Your instructions: Of the records that follow, copy only the lines from the line containing "int pynqs_jrbm_forward(const uint64_t" to the line containing "int pynqs_reduce_count(const uint64_t", both included, exactly as written.

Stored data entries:

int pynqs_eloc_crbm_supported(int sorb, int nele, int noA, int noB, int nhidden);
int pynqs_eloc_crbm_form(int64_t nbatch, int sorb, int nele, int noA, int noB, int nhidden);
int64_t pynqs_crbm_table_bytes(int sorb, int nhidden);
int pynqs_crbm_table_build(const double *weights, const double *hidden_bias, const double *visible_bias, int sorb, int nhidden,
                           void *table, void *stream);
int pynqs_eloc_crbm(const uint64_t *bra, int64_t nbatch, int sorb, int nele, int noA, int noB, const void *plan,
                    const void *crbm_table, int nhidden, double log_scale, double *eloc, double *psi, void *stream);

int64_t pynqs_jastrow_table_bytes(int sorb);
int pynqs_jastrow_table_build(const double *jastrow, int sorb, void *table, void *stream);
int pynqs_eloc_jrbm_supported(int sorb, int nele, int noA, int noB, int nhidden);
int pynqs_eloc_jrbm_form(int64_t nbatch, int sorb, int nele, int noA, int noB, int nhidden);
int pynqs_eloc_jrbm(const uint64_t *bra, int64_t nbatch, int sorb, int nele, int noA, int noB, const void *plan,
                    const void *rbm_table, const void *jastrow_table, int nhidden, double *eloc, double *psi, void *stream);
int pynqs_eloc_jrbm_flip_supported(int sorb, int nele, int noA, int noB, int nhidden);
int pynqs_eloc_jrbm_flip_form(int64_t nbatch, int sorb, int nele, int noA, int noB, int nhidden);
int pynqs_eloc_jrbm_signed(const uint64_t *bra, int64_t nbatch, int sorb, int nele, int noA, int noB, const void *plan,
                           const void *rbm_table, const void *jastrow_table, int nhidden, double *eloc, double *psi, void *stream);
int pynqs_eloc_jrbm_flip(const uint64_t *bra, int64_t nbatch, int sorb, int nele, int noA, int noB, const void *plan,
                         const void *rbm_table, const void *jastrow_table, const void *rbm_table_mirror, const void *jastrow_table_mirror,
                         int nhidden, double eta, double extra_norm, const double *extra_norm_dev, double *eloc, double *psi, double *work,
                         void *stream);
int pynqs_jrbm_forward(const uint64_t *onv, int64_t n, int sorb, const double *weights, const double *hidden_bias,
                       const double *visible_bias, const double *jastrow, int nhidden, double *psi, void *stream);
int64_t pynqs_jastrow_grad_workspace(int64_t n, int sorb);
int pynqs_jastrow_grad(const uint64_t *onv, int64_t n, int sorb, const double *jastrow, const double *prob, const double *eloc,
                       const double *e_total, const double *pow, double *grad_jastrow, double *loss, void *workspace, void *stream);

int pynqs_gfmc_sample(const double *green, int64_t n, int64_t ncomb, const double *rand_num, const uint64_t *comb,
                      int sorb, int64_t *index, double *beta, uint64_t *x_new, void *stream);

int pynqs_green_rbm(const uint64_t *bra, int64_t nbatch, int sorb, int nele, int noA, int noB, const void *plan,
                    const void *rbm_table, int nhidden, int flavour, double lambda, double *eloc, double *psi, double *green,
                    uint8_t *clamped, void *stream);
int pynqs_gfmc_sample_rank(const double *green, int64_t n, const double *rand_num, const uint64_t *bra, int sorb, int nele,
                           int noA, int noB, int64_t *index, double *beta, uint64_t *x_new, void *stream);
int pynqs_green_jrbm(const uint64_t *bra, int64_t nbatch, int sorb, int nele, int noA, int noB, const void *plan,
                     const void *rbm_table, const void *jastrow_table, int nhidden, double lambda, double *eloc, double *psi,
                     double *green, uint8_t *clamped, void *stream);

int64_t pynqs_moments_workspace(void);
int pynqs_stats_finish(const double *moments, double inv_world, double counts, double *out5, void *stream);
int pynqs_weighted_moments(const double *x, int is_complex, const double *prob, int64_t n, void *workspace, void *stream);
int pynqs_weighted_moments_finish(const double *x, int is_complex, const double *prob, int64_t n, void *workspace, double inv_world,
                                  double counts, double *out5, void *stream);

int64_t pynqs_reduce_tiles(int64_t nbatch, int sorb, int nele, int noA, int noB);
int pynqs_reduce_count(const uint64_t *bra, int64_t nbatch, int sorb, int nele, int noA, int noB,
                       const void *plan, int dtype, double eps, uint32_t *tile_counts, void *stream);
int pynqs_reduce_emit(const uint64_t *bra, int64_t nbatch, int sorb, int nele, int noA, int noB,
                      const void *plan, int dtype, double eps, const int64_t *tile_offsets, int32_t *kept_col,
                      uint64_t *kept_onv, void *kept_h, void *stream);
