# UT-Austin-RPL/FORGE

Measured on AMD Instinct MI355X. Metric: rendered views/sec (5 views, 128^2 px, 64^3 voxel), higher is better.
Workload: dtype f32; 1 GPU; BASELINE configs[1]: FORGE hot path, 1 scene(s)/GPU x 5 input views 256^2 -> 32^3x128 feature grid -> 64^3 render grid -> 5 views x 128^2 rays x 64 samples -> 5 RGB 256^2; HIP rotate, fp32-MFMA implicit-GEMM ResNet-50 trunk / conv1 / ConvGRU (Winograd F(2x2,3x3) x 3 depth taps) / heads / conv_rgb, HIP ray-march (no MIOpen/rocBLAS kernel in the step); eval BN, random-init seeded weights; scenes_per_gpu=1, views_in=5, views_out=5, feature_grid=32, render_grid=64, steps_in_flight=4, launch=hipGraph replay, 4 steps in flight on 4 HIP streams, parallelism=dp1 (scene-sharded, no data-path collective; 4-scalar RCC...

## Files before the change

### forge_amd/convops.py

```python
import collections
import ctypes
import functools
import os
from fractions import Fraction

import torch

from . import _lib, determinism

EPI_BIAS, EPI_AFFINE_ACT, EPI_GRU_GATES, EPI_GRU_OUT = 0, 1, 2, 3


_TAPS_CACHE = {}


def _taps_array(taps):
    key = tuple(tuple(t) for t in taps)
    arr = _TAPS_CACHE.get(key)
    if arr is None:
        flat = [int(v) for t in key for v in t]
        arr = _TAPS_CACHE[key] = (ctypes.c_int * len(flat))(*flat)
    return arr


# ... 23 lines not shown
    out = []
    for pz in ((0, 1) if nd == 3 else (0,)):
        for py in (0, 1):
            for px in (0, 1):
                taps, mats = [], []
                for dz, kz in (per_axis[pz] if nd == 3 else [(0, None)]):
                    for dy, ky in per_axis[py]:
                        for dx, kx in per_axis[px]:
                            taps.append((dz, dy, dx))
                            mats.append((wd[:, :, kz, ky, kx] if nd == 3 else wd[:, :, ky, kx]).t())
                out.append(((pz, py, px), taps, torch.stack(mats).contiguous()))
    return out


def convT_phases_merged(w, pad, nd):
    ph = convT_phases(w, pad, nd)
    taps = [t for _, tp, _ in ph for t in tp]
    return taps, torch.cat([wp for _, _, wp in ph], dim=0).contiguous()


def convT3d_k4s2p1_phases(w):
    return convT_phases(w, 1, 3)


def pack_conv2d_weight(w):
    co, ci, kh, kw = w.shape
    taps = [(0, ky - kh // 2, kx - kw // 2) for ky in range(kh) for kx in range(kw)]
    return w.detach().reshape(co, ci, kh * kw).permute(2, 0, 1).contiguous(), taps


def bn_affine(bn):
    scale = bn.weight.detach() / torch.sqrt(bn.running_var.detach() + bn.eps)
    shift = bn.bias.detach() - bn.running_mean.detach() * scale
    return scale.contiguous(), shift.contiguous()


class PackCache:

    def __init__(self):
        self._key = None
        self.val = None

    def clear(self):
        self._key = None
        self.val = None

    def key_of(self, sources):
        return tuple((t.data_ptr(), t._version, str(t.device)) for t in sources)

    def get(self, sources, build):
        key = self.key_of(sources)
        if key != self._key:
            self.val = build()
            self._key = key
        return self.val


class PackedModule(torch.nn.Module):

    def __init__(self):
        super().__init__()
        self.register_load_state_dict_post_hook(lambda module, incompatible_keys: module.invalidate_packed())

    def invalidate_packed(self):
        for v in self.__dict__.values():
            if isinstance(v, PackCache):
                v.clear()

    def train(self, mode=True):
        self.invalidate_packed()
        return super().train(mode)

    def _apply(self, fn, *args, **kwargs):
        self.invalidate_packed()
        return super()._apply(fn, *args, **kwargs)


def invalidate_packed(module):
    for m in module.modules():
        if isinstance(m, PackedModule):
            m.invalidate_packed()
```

Answer for the task:
int pynqs_jrbm_forward(const uint64_t *onv, int64_t n, int sorb, const double *weights, const double *hidden_bias,
                       const double *visible_bias, const double *jastrow, int nhidden, double *psi, void *stream);
int64_t pynqs_jastrow_grad_workspace(int64_t n, int sorb);
int pynqs_jastrow_grad(const uint64_t *onv, int64_t n, int sorb, const double *jastrow, const double *prob, const double *eloc,
                       const double *e_total, const double *pow, double *grad_jastrow, double *loss, void *workspace, void *stream);

int pynqs_gfmc_sample(const double *green, int64_t n, int64_t ncomb, const double *rand_num, const uint64_t *comb,
                      int sorb, int64_t *index, double *beta, uint64_t *x_new, void *stream);

int pynqs_green_rbm(const uint64_t *bra, int64_t nbatch, int sorb, int nele, int noA, int noB, const void *plan,
                    const void *rbm_table, int nhidden, int flavour, double lambda, double *eloc, double *psi, double *green,
                    uint8_t *clamped, void *stream);
int pynqs_gfmc_sample_rank(const double *green, int64_t n, const double *rand_num, const uint64_t *bra, int sorb, int nele,
                           int noA, int noB, int64_t *index, double *beta, uint64_t *x_new, void *stream);
int pynqs_green_jrbm(const uint64_t *bra, int64_t nbatch, int sorb, int nele, int noA, int noB, const void *plan,
                     const void *rbm_table, const void *jastrow_table, int nhidden, double lambda, double *eloc, double *psi,
                     double *green, uint8_t *clamped, void *stream);

int64_t pynqs_moments_workspace(void);
int pynqs_stats_finish(const double *moments, double inv_world, double counts, double *out5, void *stream);
int pynqs_weighted_moments(const double *x, int is_complex, const double *prob, int64_t n, void *workspace, void *stream);
int pynqs_weighted_moments_finish(const double *x, int is_complex, const double *prob, int64_t n, void *workspace, double inv_world,
                                  double counts, double *out5, void *stream);

int64_t pynqs_reduce_tiles(int64_t nbatch, int sorb, int nele, int noA, int noB);
int pynqs_reduce_count(const uint64_t *bra, int64_t nbatch, int sorb, int nele, int noA, int noB,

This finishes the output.